Psalters designed for use in the performance of the DIVINE OFFICE often contain other relevant texts, such as the Hours of the Virgin. The psalter was the principal book for private devotions before the emergence of the BOOK OF HOURS in the thirteenth century. The Psalms also formed a major part of many medieval PRAYER BOOKS from the ninth century on. In the non-monastic Roman LITURGY of the Middle Ages, all one hundred and fifty Psalms were recited each week, the majority at matins and vespers. The cycle began at matins on Sunday with Psalm 1 and continued at matins on the following days: Psalm 26 was the first recited on Monday, Psalm 38 the first on Tuesday, Psalm 52 the first on Wednesday, Psalm 68 the first on Thursday, Psalm 80 the first on Friday, Psalm 97 the first on Saturday. The cycle for vespers commenced on Sunday with Psalm 109 and continued throughout the week with the remaining Psalms (some Psalms were set aside for other hours). Other divisions of the Psalms are occasionally found, such as the Irish division of the three fifties (beginning at Psalms 1, 51, and 101). Such divisions would often be given prominence within the decorative program.

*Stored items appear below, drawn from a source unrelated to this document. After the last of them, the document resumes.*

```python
_KERNELS_PER_CALL = {
    "epb_softargmax_fwd": 2, "epb_bn_bwd_apply": 2, "epb_colsum": 3,
    "epb_split16_batch": 3, "epb_split16": 3, "epb_bn_bwd_apply_split": 2, "epb_conv16_wgrad": 2,
    "epb_bn_bwd_reduce_mx": 2, "epb_bn_bwd_split": 3, "epb_softargmax_bwd_split": 3,
    "epb_patch_sample": 2, "epb_patch_sample_occ": 2,
}


def _stream():
    return ctypes.c_void_p(torch.cuda.current_stream().cuda_stream)


def _p(t, dtype=torch.float32):
    if t is None:
        return None
    if not t.is_cuda:
# ... 177 lines not shown


class SplitBatch:

    def __init__(self, jobs):
        import struct
        self.jobs = list(jobs)
        blob, first = b"", 0
        for (src, dst, sc) in self.jobs:
            n = src.numel()
            assert dst.numel() == 2 * n and dst.dtype == _H and sc.numel() == 2
            blob += struct.pack("<QQQqq", src.data_ptr(), dst.data_ptr(), sc.data_ptr(), n, first)
            first += (n + 2047) // 2048
        self.total_blocks = first
        dev = self.jobs[0][1].device
        self.table = torch.frombuffer(bytearray(blob), dtype=torch.uint8).to(dev)
        self.amax = torch.zeros(len(self.jobs), dtype=torch.int32, device=dev)


def split16(src, dst, sc, amax_ws):
    _call("epb_split16", _p(src), src.numel(), _p(dst, _H), _p(sc), _p(amax_ws, torch.int32), _stream())


def split16_batch(batch):
    _call("epb_split16_batch", _p(batch.table, torch.uint8), len(batch.jobs), batch.total_blocks,
          _p(batch.amax, torch.int32), _stream())


def conv16_fprop(g, x, x_sc, w, w_sc, out, bias=None, stats=None):
    _call("epb_conv16_fprop", ctypes.byref(g), _p(x, _H), _p(x_sc), _p(w, _H), _p(w_sc), _p(bias),
          _p(out), _p(stats, torch.float64), _stream())


def conv16_wgrad(g, x, x_sc, dout, dout_sc, dw, ws):
    _call("epb_conv16_wgrad", ctypes.byref(g), _p(x, _H), _p(x_sc), _p(dout, _H), _p(dout_sc),
          _p(dw), _p(ws), ws.numel() if ws is not None else 0, _stream())


def bn_bwd_reduce_mx(dy, x, mask_hi, scale, shift, mean, invstd, relu, M, C, sums, maxes):
    _call("epb_bn_bwd_reduce_mx", _p(dy), _p(x), _p(mask_hi, _H), _p(scale), _p(shift), _p(mean),
          _p(invstd), int(relu), M, C, _p(sums, torch.float64), _p(maxes), _stream())


def bn_bwd_apply_split(dy, x, mask_hi, scale, shift, mean, invstd, gamma, relu, sums, maxes, M, C,
                       dz, dz_sc, dy_masked, dgamma, dbeta):
    _call("epb_bn_bwd_apply_split", _p(dy), _p(x), _p(mask_hi, _H), _p(scale), _p(shift), _p(mean),
          _p(invstd), _p(gamma), int(relu), _p(sums, torch.float64), _p(maxes), M, C, _p(dz, _H),
          _p(dz_sc), _p(dy_masked), _p(dgamma), _p(dbeta), _stream())


def bn_bwd_split(dy, x, mask_hi, scale, shift, mean, invstd, gamma, relu, M, C, dz, dz_sc, dy_masked,
                 dgamma, dbeta, mask_bits=None):
    _call("epb_bn_bwd_split", _p(dy), _p(x), _p(mask_hi, _H), _p(mask_bits, torch.uint8), _p(scale),
          _p(shift), _p(mean),
          _p(invstd), _p(gamma), int(relu), M, C, _p(dz, _H), _p(dz_sc), _p(dy_masked), _p(dgamma),
          _p(dbeta), _stream())


def avgpool_split(x, x_sc, y, N, HW, C):
    _call("epb_avgpool_split", _p(x, _H), _p(x_sc), _p(y), N, HW, C, _stream())



def softargmax_fwd(logits, layout, N, J, D, H, W, coords, lse):
    _call("epb_softargmax_fwd", _p(logits), layout, N, J, D, H, W, _p(coords), _p(lse), _stream())

# ... 131 lines not shown
```

include/epb.h:

```cpp
#ifndef EPB_H_
#define EPB_H_

#include <stdint.h>

#ifdef __cplusplus
extern "C" {
#endif

#define EPB_OK 0
#define EPB_EINVAL (-1)
#define EPB_ECUDA (-2)
#define EPB_ENOGPU (-3)

#define EPB_MAX_TAPS 64

typedef void* epb_stream_t;

int epb_version(void);
const char* epb_last_error(void);
int epb_device_check(void);

typedef struct {
  int N, Hi, Wi, Cin;
  int Ho, Wo, Cout;
// ... 85 lines not shown
                  const float* res_sc, float* sc, epb_stream_t stream);
int epb_bn_finalize_scale(const double* stats, int64_t M, int C, const float* gamma,
                          const float* beta, float eps, float momentum, float* running_mean,
                          float* running_var, float* scale, float* shift, float* mean,
                          float* invstd, const double* stats2, const float* scale2,
                          const float* shift2, const float* res_sc, float* sc, epb_stream_t stream);
int epb_bn_act_split(const float* x, const float* scale, const float* shift,
                     const float* r, const float* rscale, const float* rshift,
                     const epb_half* r_split, const float* r_sc, int relu,
                     int64_t M, int C, epb_half* y, const float* y_sc,
                     uint8_t* mask_bits, epb_stream_t stream);
int epb_bn_relu_maxpool_split(const float* x, const float* scale, const float* shift,
                              epb_half* y, const float* y_sc, uint8_t* argidx, int N,
                              int H, int W, int C, epb_stream_t stream);
int epb_im2col_split(const float* img_nchw, epb_half* col, const float* col_sc, int N,
                     int C, int Hi, int Wi, int kh, int kw, int stride, int pad, int Ho,
                     int Wo, int Kpad, epb_stream_t stream);
typedef struct epb_split_job {
  const float* src;
  epb_half* dst;
  float* sc;
  long long n;
  long long first_block;
} epb_split_job;
int epb_split16_batch(const epb_split_job* jobs, int njobs, long long total_blocks,
                      uint32_t* amax_ws, epb_stream_t stream);
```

Depictions of King David, author of many of the Psalms, frequently introduce the psalter (especially as historiated Beatus initials to Psalm 1), and PREFATORY CYCLES were often added, along with an illuminated calendar. BYZANTINE psalter illustration exerted an important influence on the West.

(https://www.bl.uk/catalogues/illuminatedmanuscripts/glossary.asp)

 

Prayerbooks

Collections of prayers for private devotional use appeared at least as early as the eighth century in the INSULAR world and shortly thereafter in the CAROLINGIAN Empire. In ninth-century English illuminated manuscripts, prayers began to be collected according to central devotional themes and were often accompanied by passages from the Gospels and the Psalms. Within the Carolingian and OTTONIAN milieux, series of prayers were often appended to PSALTERS, but without a thematic structure. Throughout the Middle Ages, prayer books supplemented the psalter and the BOOK OF HOURS as volumes for devotional use. Prayer books grew in popularity during the later Middle Ages, a number containing fine ILLUMINATIONS having been produced for aristocratic PATRONS (such as Charles the Bold, Duke of Burgundy) in the fifteenth century.